5. The method as claimed in claim 1, wherein said extending of each
of the target hypotheses comprises computing an associated score
for each extended target hypothesis based upon a language model
score and a translation model score.
6. The method as claimed in claim 4, further comprising, in each
phase, classifying the extended target hypotheses into classes and
retaining a subset of hypotheses in each class for processing in
subsequent phases, wherein said retaining is based upon scores
associated with each hypothesis.
7. The method as claimed in claim 6, wherein the classes comprise
at least one of: a class of hypotheses having the same last two
words in a partial translation; a class of hypotheses having a same
fertility of the last word in the partial translation; and a class
of hypotheses having a same central word in a tablet of the last
word in the partial translation.
8. The method as claimed in claim 1, further comprising pruning the
extended target hypotheses by discarding extended target hypotheses
having an associated score that is less than a geometric mean of
the family of extended target hypotheses.
9. The method as claimed in claim 4, further comprising pruning, in
each phase, the extended target hypotheses by discarding extended
target hypotheses having an associated score that is less than the
score associated with the generator hypothesis for a current
phase.
10. The method according to claim 1, wherein each alignment has an
associated set of tablets and the set of modified alignments is
generated by swapping the tablets associated with the first
alignment.
11. The method according to claim 10, wherein a second score is
determined for each of the set of modified alignments and said
selecting selects a modified alignment having a highest score.
12. The method as claimed in claim 1, wherein the family of
alignments comprises an exponential number of alignments.
13. The method as claimed in claim 1, wherein said building of said
family of alignments comprises using a Viterbi alignment
technique.
14. The method as claimed in claim 1, wherein said determining of
said first alignment and said hypothesis comprises using a dynamic
programming.
15. A computer program product comprising: a storage medium
readable by a computer system and recording software instructions
executable by a the computer system for implementing a method of:
determining a hypothesis for a translation of a given source
language sentence by performing the steps of: building, using
transformation operators, a family of alignments from a generator
alignment, wherein each alignment maps words in the source text and
words in a corresponding target hypothesis in the target language;
extending each said target hypothesis into a family of extended
target hypotheses by supplementing the target hypothesis with a
predetermined number of words selected from a vocabulary of words
in the target language, wherein each of said transformation
operators has an associated number of words; and determining a
first alignment and the hypothesis from the family of extended
target hypotheses, based on a first score associated with each
extended target hypothesis; finding a second alignment by:
generating for the first alignment a set of modified alignments;
and selecting the second alignment from the modified alignments,
wherein the second alignment has an associated score that improves
on said first score; and selecting the hypothesis as the target
text following iterations of said determining of said hypothesis
and said finding of said second alignment.

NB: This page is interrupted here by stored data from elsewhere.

@@ -1532,7 +1575,20 @@
     return NAFP_OK;
 }
 
+static void set_divisors(ConvKernelParams& p) {
+    p.dv_xcd_group = div_magic(p.xcd_group);
+    p.dv_n_rt = div_magic((int64_t)p.n_sg * p.n_pb);
+    p.dv_n_sg = div_magic(p.n_sg);
+    p.dv_n_split = div_magic(p.n_split);
+    p.dv_cpt = div_magic(p.Cin / 16);
+    p.dv_Tout = div_magic(p.Tout);
+    p.dv_pn0 = div_magic(p.perm_on == 2 ? p.Tout - 1 : p.perm_n0);
+    p.dv_pn1 = div_magic(p.Tout - p.perm_n0);
+    p.dv_f0_group = div_magic(p.f0_group);
+}
+
 static int launch_variant(const ConvKernelRow& row, int lds, ConvKernelParams p, dim3 grid, hipStream_t st, hipEvent_t ev_start, hipEvent_t ev_stop) {
+    set_divisors(p);
     NAFP_HIP_CHECK(hipFuncSetAttribute((const void*)row.fn, hipFuncAttributeMaxDynamicSharedMemorySize, lds));
     if (ev_start || ev_stop) {
         void* args[] = {(void*)&p};
@@ -1550,7 +1606,7 @@
         const float* __restrict__ slab, int S, const float* __restrict__ G, const float* __restrict__ Hb,
         const float* __restrict__ gamma_out, const stat_t* __restrict__ stats_in,
         stat_t* __restrict__ stats_out, float* __restrict__ y, float* __restrict__ v_out, int B, int P, int Cout,
-        double inv_n_in) {
+        double inv_n_in, DivMagic dv_c4, DivMagic dv_P) {
     __shared__ float sR[FIN_MAXS], sC[FIN_MAXS];
     __shared__ float sPart[4][FIN_F4 / 256][2][2];
     __shared__ int sPartB[4][FIN_F4 / 256][2];
@@ -1559,7 +1615,12 @@
     const int64_t total = (int64_t)B * P * c4;
     const int64_t i0 = (int64_t)blockIdx.x * FIN_F4;
     const int64_t i_last = std::min<int64_t>(total, i0 + FIN_F4) - 1;
+#if NAFP_GEOM_LEGACY
     const int b_first = (int)((i0 / c4) / P), b_last = (int)((i_last / c4) / P);
+#else
+    const int b_first = (int)div_by(div_by((unsigned)__builtin_amdgcn_readfirstlane((int)i0), dv_c4), dv_P);
+    const int b_last = (int)div_by(div_by((unsigned)__builtin_amdgcn_readfirstlane((int)i_last), dv_c4), dv_P);
+#endif
     if (tid <= b_last - b_first) {
         const int b = b_first + tid;
         stat_ln_scalars(stats_in + 2 * (int64_t)b, inv_n_in, &sR[tid], &sC[tid]);
@@ -1572,9 +1633,15 @@
         const int64_t idx = i0 + e * 256 + tid;
         const bool live = idx < total;
         const int64_t ii = live ? idx : i0;
+#if NAFP_GEOM_LEGACY
         const int64_t row = ii / c4;
         const int n = (int)(ii - row * c4) * 4;
         const int b = (int)(row / P), pos = (int)(row - (int64_t)b * P);
+#else
+        const int row = (int)div_by((unsigned)ii, dv_c4);
+        const int n = ((int)ii - row * c4) * 4;
+        const int b = (int)div_by((unsigned)row, dv_P), pos = row - b * P;
+#endif
         const float4* src = (const float4*)slab + ii;
         float4 acc = src[0];
         for (int sp = 1; sp < S; ++sp) {
@@ -1620,7 +1687,7 @@
 }
 
 __global__ __launch_bounds__(256) void plain_finish_kernel(const float* __restrict__ slab, int S, const float* __restrict__ bias,
-                                                          float* __restrict__ y, int64_t n4, int Cout) {
+                                                          float* __restrict__ y, int64_t n4, int Cout, DivMagic dv_c4) {
     for (int64_t i = blockIdx.x * 256ll + threadIdx.x; i < n4; i += (int64_t)gridDim.x * 256) {
         float4 acc = ((const float4*)slab)[i];
         for (int sp = 1; sp < S; ++sp) {
@@ -1628,7 +1695,12 @@
             acc.x += t.x; acc.y += t.y; acc.z += t.z; acc.w += t.w;
         }
         if (bias) {
+#if NAFP_GEOM_LEGACY
             const float4 bv = *(const float4*)(bias + (4 * i) % Cout);
+#else
+            const unsigned iu = (unsigned)i, c4 = (unsigned)Cout >> 2;
+            const float4 bv = *(const float4*)(bias + 4u * (iu - div_by(iu, dv_c4) * c4));
+#endif
             acc.x += bv.x; acc.y += bv.y; acc.z += bv.z; acc.w += bv.w;
         }
         ((float4*)y)[i] = acc;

16. A computer system comprising: a processor for executing
software instructions; a memory for storing said software
instructions; a system bus coupling the memory and the processor;
and a storage medium recording said software instructions that are
loadable to the memory for implementing a method of: determining a
hypothesis for a translation of a given source language sentence
by: building, using transformation operators, a family of
alignments from a generator alignment, wherein each alignment maps
words in the source text and words in a corresponding target
hypothesis in the target language; extending each said target
hypothesis into a family of extended target hypotheses by
supplementing the target hypothesis with a predetermined number of
words selected from a vocabulary of words in the target language,
wherein each of said transformation operators has an associated
number of words; and determining a first alignment and the
hypothesis from the family of extended target hypotheses, based on
a first score associated with each extended target hypothesis;
finding a second alignment by: generating for the first alignment a
set of modified alignments; and selecting the second alignment from
the modified alignments, wherein the second alignment has an
associated score that improves on said first score; and selecting
the hypothesis as the target text following iterations of said
determining of said hypothesis and said finding of said second
alignment.
17. The computer system as claimed in claim 16, wherein the
transformation operators comprise at least one of a COPY operator,
a MERGE operator, a SHRINK operator and a GROW operator.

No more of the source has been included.